> _EXERCISE GOAL_: Only lines below containing the string "Brows" should be counted; please give that count by itself.

== Segment start ==

template <int KP, int LIK, int EPL, bool PACKED>
__global__ __launch_bounds__(256, EPL == 4 ? COL_WIDE_WAVES : 1) void col_pass_kernel(
    int D, int n_panels, int row_base, int blocks_per_panel,
    const int32_t* __restrict__ item_ptr, const int4* __restrict__ items,
    const int32_t* __restrict__ pc_row, const float* __restrict__ pc_val,
    const float* __restrict__ pc_gval, const float* __restrict__ Vp,
    const float* __restrict__ phi, const float* __restrict__ z, const float* __restrict__ gzs,
    float* __restrict__ gAp, float* __restrict__ gVp, float* __restrict__ gphi,
    const uint8_t* __restrict__ ctype, const int32_t* __restrict__ item_mid, int half_sel,
    int64_t Brows, int64_t acc_stride, const double* __restrict__ pack_dacc,
    float* __restrict__ pack_tail, int64_t dacc_stride, const uint32_t* __restrict__ pc_ent,
    int panel_rows, float* __restrict__ det_part, int64_t det_part_stride,
    const double* __restrict__ det_slots, int64_t det_stride) {
  static_assert(EPL == 1 || EPL == 4, "entries per lane and fetch: 1 or 4");
  static_assert(!PACKED || EPL == 4, "the packed lists are read by the wide fetch only");
  if (pack_dacc && blockIdx.x == 0) {
    pack_block<KP>(pack_dacc + (size_t)blockIdx.y * dacc_stride, pack_tail + (size_t)blockIdx.y * acc_stride,
                   det_slots ? det_slots + (size_t)blockIdx.y * det_stride : nullptr);
    return;
  }
  if (gridDim.y > 1) {
    const size_t sd = blockIdx.y;
    Vp += sd * (size_t)D * KP;
    phi += sd * (size_t)D;
    z += sd * (size_t)Brows * KP;
    gzs += sd * (size_t)Brows * KP;
    gAp += sd * (size_t)acc_stride;
    gVp += sd * (size_t)acc_stride;
    gphi += sd * (size_t)acc_stride;
  }
  constexpr int LPN = KP / 4;
  constexpr int NG = 64 / LPN;
  const GTable zt = gtable(z, Brows, KP), gt = gtable(gzs, Brows, KP);
  constexpr int GRP = EPL == 4 ? COL_GRP : (LPN < COL_GRP ? LPN : COL_GRP);
  static_assert((EPL * LPN) % GRP == 0, "a fetch is a whole number of gather groups");
  __shared__ __attribute__((aligned(16))) float stage[4][NG][2 * KP];
  const int lane = threadIdx.x & 63;
  const int sub = lane % LPN, grp = lane / LPN;
  const int bp_row = grp * LPN * 4;
  const int wid = threadIdx.x >> 6;
  const int64_t L = (int64_t)blockIdx.x - (pack_dacc ? 1 : 0);
  int p, ib;
  if (n_panels < 8) {
    p = (int)(L / blocks_per_panel);
    ib = (int)(L % blocks_per_panel);
  } else {
    const int x = (int)(L & 7);
    const int64_t q = L >> 3;
    p = 8 * (int)(q / blocks_per_panel) + x;
    ib = (int)(q % blocks_per_panel);
  }
  if (p >= n_panels) return;
  const int ilo = half_sel == 2 ? item_mid[p] : item_ptr[p];
  const int ihi = half_sel == 1 ? item_mid[p] : item_ptr[p + 1];
  const int i0 = ilo + ib * 4 * NG;
  if (i0 >= ihi) return;
  const int it = i0 + wid * NG + grp;
  const bool ok = it < ihi;
  int cur = 0, end = 0, d = 0;
  if (ok) {
    const int4 im = items[it];
    cur = im.x;
    end = im.x + im.y;
    d = im.z;
  }
  const float4 vp = ok ? gather4<LPN>(Vp, d, sub) : make_float4(0.f, 0.f, 0.f, 0.f);
  const float ph = ok ? phi[d] : 1.f;
  const bool bern = LIK == 2 || LIK == 4 || (LIK == 3 && ok && ctype[d]);
  float4 gV = make_float4(0.f, 0.f, 0.f, 0.f), gA = gV;
  float gph = 0.f;

  struct __attribute__((packed, aligned(4))) I4 { int x, y, z, w; };
  struct __attribute__((packed, aligned(4))) F4 { float x, y, z, w; };
  constexpr int FE = EPL * LPN;
  struct Raw {
    int r[EPL];
    float x[EPL], g[EPL];
    int cnt;
  };
  auto fetch_raw = [&](Raw& f) {
    f.cnt = min(FE, end - cur);
    const int e = cur + EPL * sub;
#pragma unroll
    for (int t = 0; t < EPL; ++t) {
      f.r[t] = 0;
      f.x[t] = 0.f;
      f.g[t] = 0.f;
    }
    if (EPL * sub < f.cnt) {
      if constexpr (EPL == 4) {
        if (PACKED) {
          const I4 w = *reinterpret_cast<const I4*>(reinterpret_cast<const int32_t*>(pc_ent) + e);
          f.r[0] = w.x; f.r[1] = w.y; f.r[2] = w.z; f.r[3] = w.w;
        } else {
          const I4 w = *reinterpret_cast<const I4*>(pc_row + e);
          const F4 v = *reinterpret_cast<const F4*>(pc_val + e);
          f.r[0] = w.x; f.r[1] = w.y; f.r[2] = w.z; f.r[3] = w.w;
          f.x[0] = v.x; f.x[1] = v.y; f.x[2] = v.z; f.x[3] = v.w;
        }
        if (LIK == 1 || LIK == 4) {
          const F4 v = *reinterpret_cast<const F4*>(pc_gval + e);
          f.g[0] = v.x; f.g[1] = v.y; f.g[2] = v.z; f.g[3] = v.w;
        }
      } else {
        f.r[0] = pc_row[e];
        f.x[0] = pc_val[e];
        if (LIK == 1 || LIK == 4) f.g[0] = pc_gval[e];
      }
    }
    cur += f.cnt;
  };
  const int pbase = PACKED ? p * panel_rows : -row_base;
  auto decode = [&](const Raw& f, int (&rr_)[EPL], float (&xx_)[EPL], float (&gx_)[EPL]) {
    const int left = f.cnt - EPL * sub;
#pragma unroll
    for (int t = 0; t < EPL; ++t) {
      const bool on = left > t;
      if (PACKED) {
        const uint32_t w = (uint32_t)f.r[t];
        rr_[t] = on ? (int)(w >> 16) + pbase : kPadRow;
        xx_[t] = on ? (float)(w & 0xffffu) : 0.f;
      } else {
        rr_[t] = on ? f.r[t] + pbase : kPadRow;
        xx_[t] = on ? f.x[t] : 0.f;
      }
      gx_[t] = on ? f.g[t] : 0.f;
    }
  };

  Raw fa, fb, fc;
  fetch_raw(fa);
  if (EPL == 1) fetch_raw(fb);
  while (__any(fa.cnt > 0)) {
    if (EPL == 1) fetch_raw(fc);
    else fetch_raw(fb);
    int rr0[EPL];
    float xx0[EPL], gx0[EPL];
    decode(fa, rr0, xx0, gx0);
    const int cnt0 = fa.cnt;
#pragma unroll
    for (int g0 = 0; g0 < FE; g0 += GRP) {
      if (__any(cnt0 > g0)) {
        float4 zz[GRP], gg[GRP];
        float xv[GRP], gv[GRP];
#pragma unroll
        for (int j = 0; j < GRP; ++j) {
          const int q = g0 + j;
          const int sa = bp_row + (q / EPL) * 4;
          const int b = __builtin_amdgcn_ds_bpermute(sa, rr0[q % EPL]);
          xv[j] = __int_as_float(__builtin_amdgcn_ds_bpermute(sa, __float_as_int(xx0[q % EPL])));
          gv[j] = (LIK == 1 || LIK == 4) ? __int_as_float(__builtin_amdgcn_ds_bpermute(sa, __float_as_int(gx0[q % EPL])))
                                         : xv[j];
          zz[j] = gather4<LPN>(zt, b, sub);
          gg[j] = gather4<LPN>(gt, b, sub);
        }
#pragma unroll
        for (int j = 0; j < GRP; ++j) {
          if (bern) {
            float wv = xv[j];
            if (LIK == 4) wv *= expf(fminf(group_sum<LPN>(dot4(zz[j], vp)), kYSat));
            gV = fma4(wv, zz[j], gV);
            gA = fma4(gv[j], gg[j], gA);
            gph += xv[j];
          } else {
            const float y = group_sum<LPN>(dot4(zz[j], vp));
            float ey = 1.f;
            const float r = (LIK == 1 ? expm1_dec(fminf(y, kYSat), ey) : y) + ph;
            const float xr = (r > 0.f && r < INFINITY) ? xv[j] * __builtin_amdgcn_rcpf(r)
                                                       : (xv[j] > 0.f ? 1.f : 0.f);
            gV = fma4(LIK == 1 ? xr * ey : xr, zz[j], gV);
            gA = fma4(gv[j], gg[j], gA);
            gph += xr;
          }
        }
      }
    }
    if (EPL == 1) {
      fa = fb;
      fb = fc;
    } else {
      fa = fb;
    }
  }
  if (det_part) {
    if (ok) {
      float4* dst = reinterpret_cast<float4*>(det_part + (size_t)blockIdx.y * det_part_stride +
                                              (size_t)(it - item_ptr[0]) * det_part_len(KP));
      dst[sub] = gV;
      dst[LPN + sub] = gA;
      if (sub == 0) dst[2 * LPN] = make_float4(gph, 0.f, 0.f, 0.f);
    }
    return;
  }
  float4* st4 = reinterpret_cast<float4*>(&stage[wid][grp][0]);
  st4[sub] = gV;
  st4[LPN + sub] = gA;
  __builtin_amdgcn_wave_barrier();
  const float* flat = &stage[wid][0][0];
#pragma unroll
  for (int i = 0; i < (NG * 2 * KP) / 64; ++i) {
    const int e = i * 64 + lane;
    const int c = e / (2 * KP), rem = e % (2 * KP);
    const int dd = __shfl(d, c * LPN);
    const int okc = __shfl((int)ok, c * LPN);
    const float v = flat[e];
    if (okc && v != 0.f) {
      float* dst = (rem >= KP ? gAp + (size_t)dd * KP + (rem - KP) : gVp + (size_t)dd * KP + rem);
      atomicAdd(dst, v);
    }
  }
  if (ok && sub == 0 && gph != 0.f) atomicAdd(&gphi[d], gph);
}

template <int KP>
static bool launch_col_t(const ColArgs& a, hipStream_t st) {
  constexpr int NG = 64 / (KP / 4);
  const int per_block = 4 * NG;
  const int bpp = (a.max_items_per_panel + per_block - 1) / per_block;
  if (bpp < 1) return false;
  const int64_t nt = (a.n_panels + 7) / 8;
  const int64_t nb = (a.n_panels < 8 ? (int64_t)a.n_panels * bpp : nt * bpp * 8) + (a.pack_dacc ? 1 : 0);
  const int4* items = reinterpret_cast<const int4*>(a.items);
#define SPMF_COL_ARGS                                                                            \
  dim3((unsigned)nb, a.S > 1 ? a.S : 1), dim3(256), 0, st, a.D, a.n_panels, a.row_base, bpp,   \
      a.item_ptr, items, a.pc_row, a.pc_val, a.pc_gval, a.Vp, a.phi, a.z, a.gzs, a.gAp, a.gVp, \
      a.gphi, a.ctype, a.item_mid, a.half_sel, a.B, a.acc_stride, a.pack_dacc, a.pack_tail,     \
      a.dacc_stride, a.pc_ent, a.panel_rows, a.det_part, a.det_part_stride, a.det_slots, a.det_stride
  const bool wide = a.pc_pad >= KP - 1;
  const bool packed = wide && a.pc_ent && a.panel_rows > 0 && a.panel_rows <= 65536;
#define SPMF_COL_LAUNCH(L_)                                                                        \
  do {                                                                                             \
    if (packed)                                                                                    \
      hipLaunchKernelGGL((col_pass_kernel<KP, L_, 4, true>), SPMF_COL_ARGS);                       \
    else if (wide)                                                                                 \
      hipLaunchKernelGGL((col_pass_kernel<KP, L_, 4, false>), SPMF_COL_ARGS);                      \
    else                                                                                           \
      hipLaunchKernelGGL((col_pass_kernel<KP, L_, 1, false>), SPMF_COL_ARGS);                      \
  } while (0)
  if (a.logt == 4) SPMF_COL_LAUNCH(4);
  else if (a.logt == 3) SPMF_COL_LAUNCH(3);
  else if (a.logt == 2) SPMF_COL_LAUNCH(2);
  else if (a.logt == 1) SPMF_COL_LAUNCH(1);
  else SPMF_COL_LAUNCH(0);
#undef SPMF_COL_LAUNCH
#undef SPMF_COL_ARGS
  return true;
}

== Segment end ==

> _RESPONSE TO THE EXERCISE_: 4